Dans mon salon, verre de rouge à la main, je fixe l’étalon du rugby assis en face de moi. Vingt ans, muscles saillants, regard fiévreux. Mon cœur cogne déjà. ‘C’est l’anniv’ d’Anne-Marie. Je veux lui offrir un trio surprise. Elle arrive demain, elle croit que t’as flanché.’ Il écarquille les yeux. Ma peau frissonne sous mon chemisier. Première fois avec une femme pour moi. Anne-Marie me tanne depuis des lustres, bi assumée, mais j’ai toujours dit non. Curiosité qui me ronge. Et si je bloque ? Et s’il nous éclipse ? L’adrénaline monte, mélange d’angoisse et d’excitation. Je pose mon verre. Retire mon haut. Ses pupilles s’allument. Ma braguette craque sous mes doigts. Sa bite jaillit, dure, veinée. ‘Bonjour toi.’ Je l’aspire, féroce. Mordille le gland, avale jusqu’aux couilles, branle la base. Doigte son cul. Il gémit, explose en jets chauds.
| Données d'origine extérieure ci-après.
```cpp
void persist_gave_up(b7_ctx *c) {
// ... 25 lines not shown
  int info = 1;
  double jitter = 0.0;
  {
    double *fro_dev = reinterpret_cast<double *>(reinterpret_cast<char *>(c->info.p) + 16);
    B7_TRY(launch_fro_norm_sq(c, (const double *)c->K.p, N, c->Npad, fro_dev));
    double fro = 0.0;
    B7_HIP(c, hipMemcpyAsync(&fro, fro_dev, sizeof(double), hipMemcpyDeviceToHost, c->stream));
    B7_HIP(c, hipStreamSynchronize(c->stream));
    const double max_eps = sqrt(fro);
    if (max_eps != max_eps)
      return b7_fail(c, B7_ERR_INVALID, "chol: the matrix contains NaN (check X_obs and the hyper-parameters)");
    double eps = c->opts.jitter_eps;
    for (;;) {
      if (eps > max_eps) {
        jitter = -1.0;
        B7_TRY(launch_set_identity(c));
        c->linv_done = false;
        if (note) *note = FactorNote();
        break;
      }
      eps = eps * c->opts.jitter_growth;
      B7_TRY(try_factor(c, eps, &info, with_inverse, note));
      if (info == 0) {
        jitter = eps;
        break;
      }
    }
  }
  *jitter_out = jitter;
  return B7_OK;
}

int chol_with_jitter(b7_ctx *c, double *jitter_out, int *info_first_out, bool with_inverse, FactorNote *note) {
  int info = 0;
  B7_TRY(try_factor(c, 0.0, &info, with_inverse, note));
  *info_first_out = info;
  *jitter_out = 0.0;
  if (info != 0) B7_TRY(jitter_retries(c, jitter_out, with_inverse, note));
  return B7_OK;
}

int64_t predict_chunk(const b7_ctx *c, int64_t M) {
  int64_t chunk = (int64_t)(c->ks_bytes / (sizeof(double) * (size_t)c->Npad)) / B7_MROWS * B7_MROWS;
  if (chunk < B7_MROWS) chunk = B7_MROWS;
  const int64_t Mpad = round_up(M, B7_MROWS);
  return chunk > Mpad ? Mpad : chunk;
}

int predict_into(b7_ctx *c, const double *xq, int64_t M, double *mu, double *var) {
  if (M == 0) return B7_OK;
  if (c->kpost_small && c->model_kind == 0 && kpost_small_applies(c))
    return launch_kpost_small(c, 1, xq, M, (const double *)c->w.p, (const double *)c->zsc.p, (const double *)c->zss.p,
                              (const double *)c->Linv.p, (const double *)c->alpha.p, nullptr, c->amp, c->noise, c->mean, mu, var, M);
  const int64_t chunk = predict_chunk(c, M), Mpad = round_up(M, B7_MROWS);
  B7_TRY(b7_ensure(c, c->ks, sizeof(double) * (size_t)chunk * c->Npad));
  for (int64_t row0 = 0; row0 < M; row0 += chunk) {
    int64_t rows = Mpad - row0 < chunk ? Mpad - row0 : chunk;
    B7_TRY(launch_ksx(c, xq, row0, rows, M, c->dfit, (double *)c->ks.p, mu, c->ycols));
    if (c->ycols > 1) B7_TRY(launch_mean_multi(c, (const double *)c->ks.p, row0, rows, M, mu));
    B7_TRY(launch_post(c, (const double *)c->ks.p, row0, rows, M, var));
  }
  return B7_OK;
}

int check_hyp(b7_ctx *c, const b7_hyp *hyp, int d) {
  if (!hyp || !hyp->lenscale_sq) return b7_fail(c, B7_ERR_INVALID, "gp_fit_hyp: NULL argument");
  for (int k = 0; k < d; ++k)
    if (!(hyp->lenscale_sq[k] > 0.0)) return b7_fail(c, B7_ERR_INVALID, "gp_fit: lenscale_sq[%d] must be > 0", k);
  if (!(hyp->amp > 0.0) || !(hyp->noise >= 0.0)) return b7_fail(c, B7_ERR_INVALID, "gp_fit: amp > 0, noise >= 0");
  return B7_OK;
}

int fit_front(b7_ctx *c, const b7_hyp *hyp, const double *ls_dev) {
  const int N = c->N, d = c->dfit, ycols = c->ycols;
  c->fitted = false;
  c->model_kind = 0;
  c->predicted = false;
  c->amp = hyp->amp;
  c->noise = hyp->noise;
  c->mean = hyp->mean;
  const int64_t ntotal = (int64_t)c->Npad * ycols;
  hipLaunchKernelGGL(resid_kernel, dim3((unsigned)((ntotal + 255) / 256)), dim3(256), 0, c->stream,
                     (const double *)c->ybuf.p, (double *)c->resid.p, (int64_t)N * ycols, ntotal, hyp->mean);
  B7_TRY(launch_prep_obs(c, (const double *)c->xobs.p, ls_dev, N, d));
  return launch_kxx(c, hyp->noise);
}

int fit_hyp_core(b7_ctx *c, const b7_hyp *hyp, double *nll_out, double *jitter_used, int *info_out,
                        bool then_predict) {
  if (!c) return B7_ERR_INVALID;
  if (!c->have_data) return b7_fail(c, B7_ERR_STATE, "gp_fit_hyp: call b7_gp_set_data first");
  const int N = c->N, d = c->dfit, ycols = c->ycols;
  B7_TRY(check_hyp(c, hyp, d));
  B7_HIP(c, hipSetDevice(c->device));

  double *ls_stage = c->pinned->vec, *ls_dev = b7_scratch(c)->lenscale;
  memcpy(ls_stage, hyp->lenscale_sq, sizeof(double) * d);
  const bool small = fit_small_applies(c);
  if (small) {
    ls_stage[d] = hyp->amp, ls_stage[d + 1] = hyp->noise, ls_stage[d + 2] = hyp->mean;
    c->fitted = false;
    c->model_kind = 0;
    c->predicted = false;
    c->amp = hyp->amp;
    c->noise = hyp->noise;
    c->mean = hyp->mean;
// ... 486 lines not shown
```

### bot7_amd/csrc/nominate.hip

```cpp
#include <string.h>

#include <algorithm>

#include "b7_internal.h"

int stage_fmin(b7_ctx *c, const double *fmin, double **fd_out) {
  if (c->ycols == 1) {
    c->fmin_scalar = fmin[0];
    *fd_out = nullptr;
    return B7_OK;
  }
  double *fh = c->pinned->fmin, *fd = b7_scratch(c)->fmin;
  if (!c->fmin_staged || memcmp(fh, fmin, sizeof(double) * c->ycols) != 0) {
    B7_HIP(c, hipStreamSynchronize(c->stream));
    memcpy(fh, fmin, sizeof(double) * c->ycols);
    c->fmin_staged = true;
  }
  B7_HIP(c, hipMemcpyAsync(fd, fh, sizeof(double) * c->ycols, hipMemcpyHostToDevice, c->stream));
  *fd_out = fd;
  return B7_OK;
}
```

Je nettoie, lui roule une pelle salée. Son sperme sur ma langue, âcre, addictif. À mon tour. Il me plaque au sol, jupe relevée. Pas de culotte. Mon sexe rasé en bande, luisant. ‘Pour elle ou pour moi ?’ ‘Pour qu’elle kiffe.’ Sa langue fouille, aspire mon clito. Doigts en moi, pouce sur l’anus. Je jouis, bassin arqué, jus sur son menton. Capote enfilée, on baise contre le bar. Levrette sur table, missionnaire tapis, jusqu’au lit. Elle chevauche, seins poires tressautants. ‘Encule-moi.’ Je lèche son trou, pousse. Serré, brûlant. Il défonce, couilles claquent. Je crie, me branle. Il gicle sur mon dos. Douche brûlante, corps collants. On s’effondre. Demain, le vrai feu.
Réveil à 9h. Sa matinale trique contre ma cuisse. ‘Pas touche. Garde-la pour elle.’ Café, tartines. Journée molle, ventre noué. 18h, Anne-Marie débarque. Métisse timide, cul bombé, seins menus. Poignée de main froide. Apéro. Verres remplis, trop vite. Rires. ‘T’as le feu au cul ce soir !’ ‘On a baisé hier. Il est là pour toi.’ Défilé burlesque. Costards, jupes courtes. Je soulève la mienne : à poil dessous. Elle râle : ‘Salope !’ Je l’embrasse, main sur sa cuisse. Elle fond. Baiser langoureux. Jupes troussées, seins dehors. Petits, ronds, dressés. On glisse au sol. Sa langue sur ma chatte, vorace. Je hurle, cambre. Inversé. Son sexe glabre, rosé sur peau sombre. Odeur musquée, nouvelle. Je lape, aspire, trois doigts dedans. Elle crie, malaxe ses nichons. L’étalon bande dur. ‘Déshabille-toi.’ Il obéit. On le chope : deux bouches, quatre mains. Langues sur frein, bourses gobées. Il jouit, nous partageons le foutre.
L’approche hésitante
Canapé. Je guide sa queue en elle. Étroit, trempé. Claques sur son gros cul. Vibrations. Chambre. Vibro en moi, elle sur sa bite. ‘Enculez-nous.’ 69 anal : langues cirant trous, doigts dedans. Culs offerts, dilatés. Il alterne : son cul étroit d’abord, cris aigus ; le mien, glissant. Embrassades salives. Il gicle, nous lapons. Nuits blanches. Elles sur moi, éjac’ d’Anne-Marie en fontaine. Vidé. 3h30, sombrer.
Réveil enlacées. Il file, mot discret. Secret brûlant. J’ai changé. Goût de chatte gravé. Plus tard, on se recroise : en couple, ventres ronds. Libertines forever ? Mon innocence ? Pulvérisée ce soir-là. Corps marqué, âme allumée.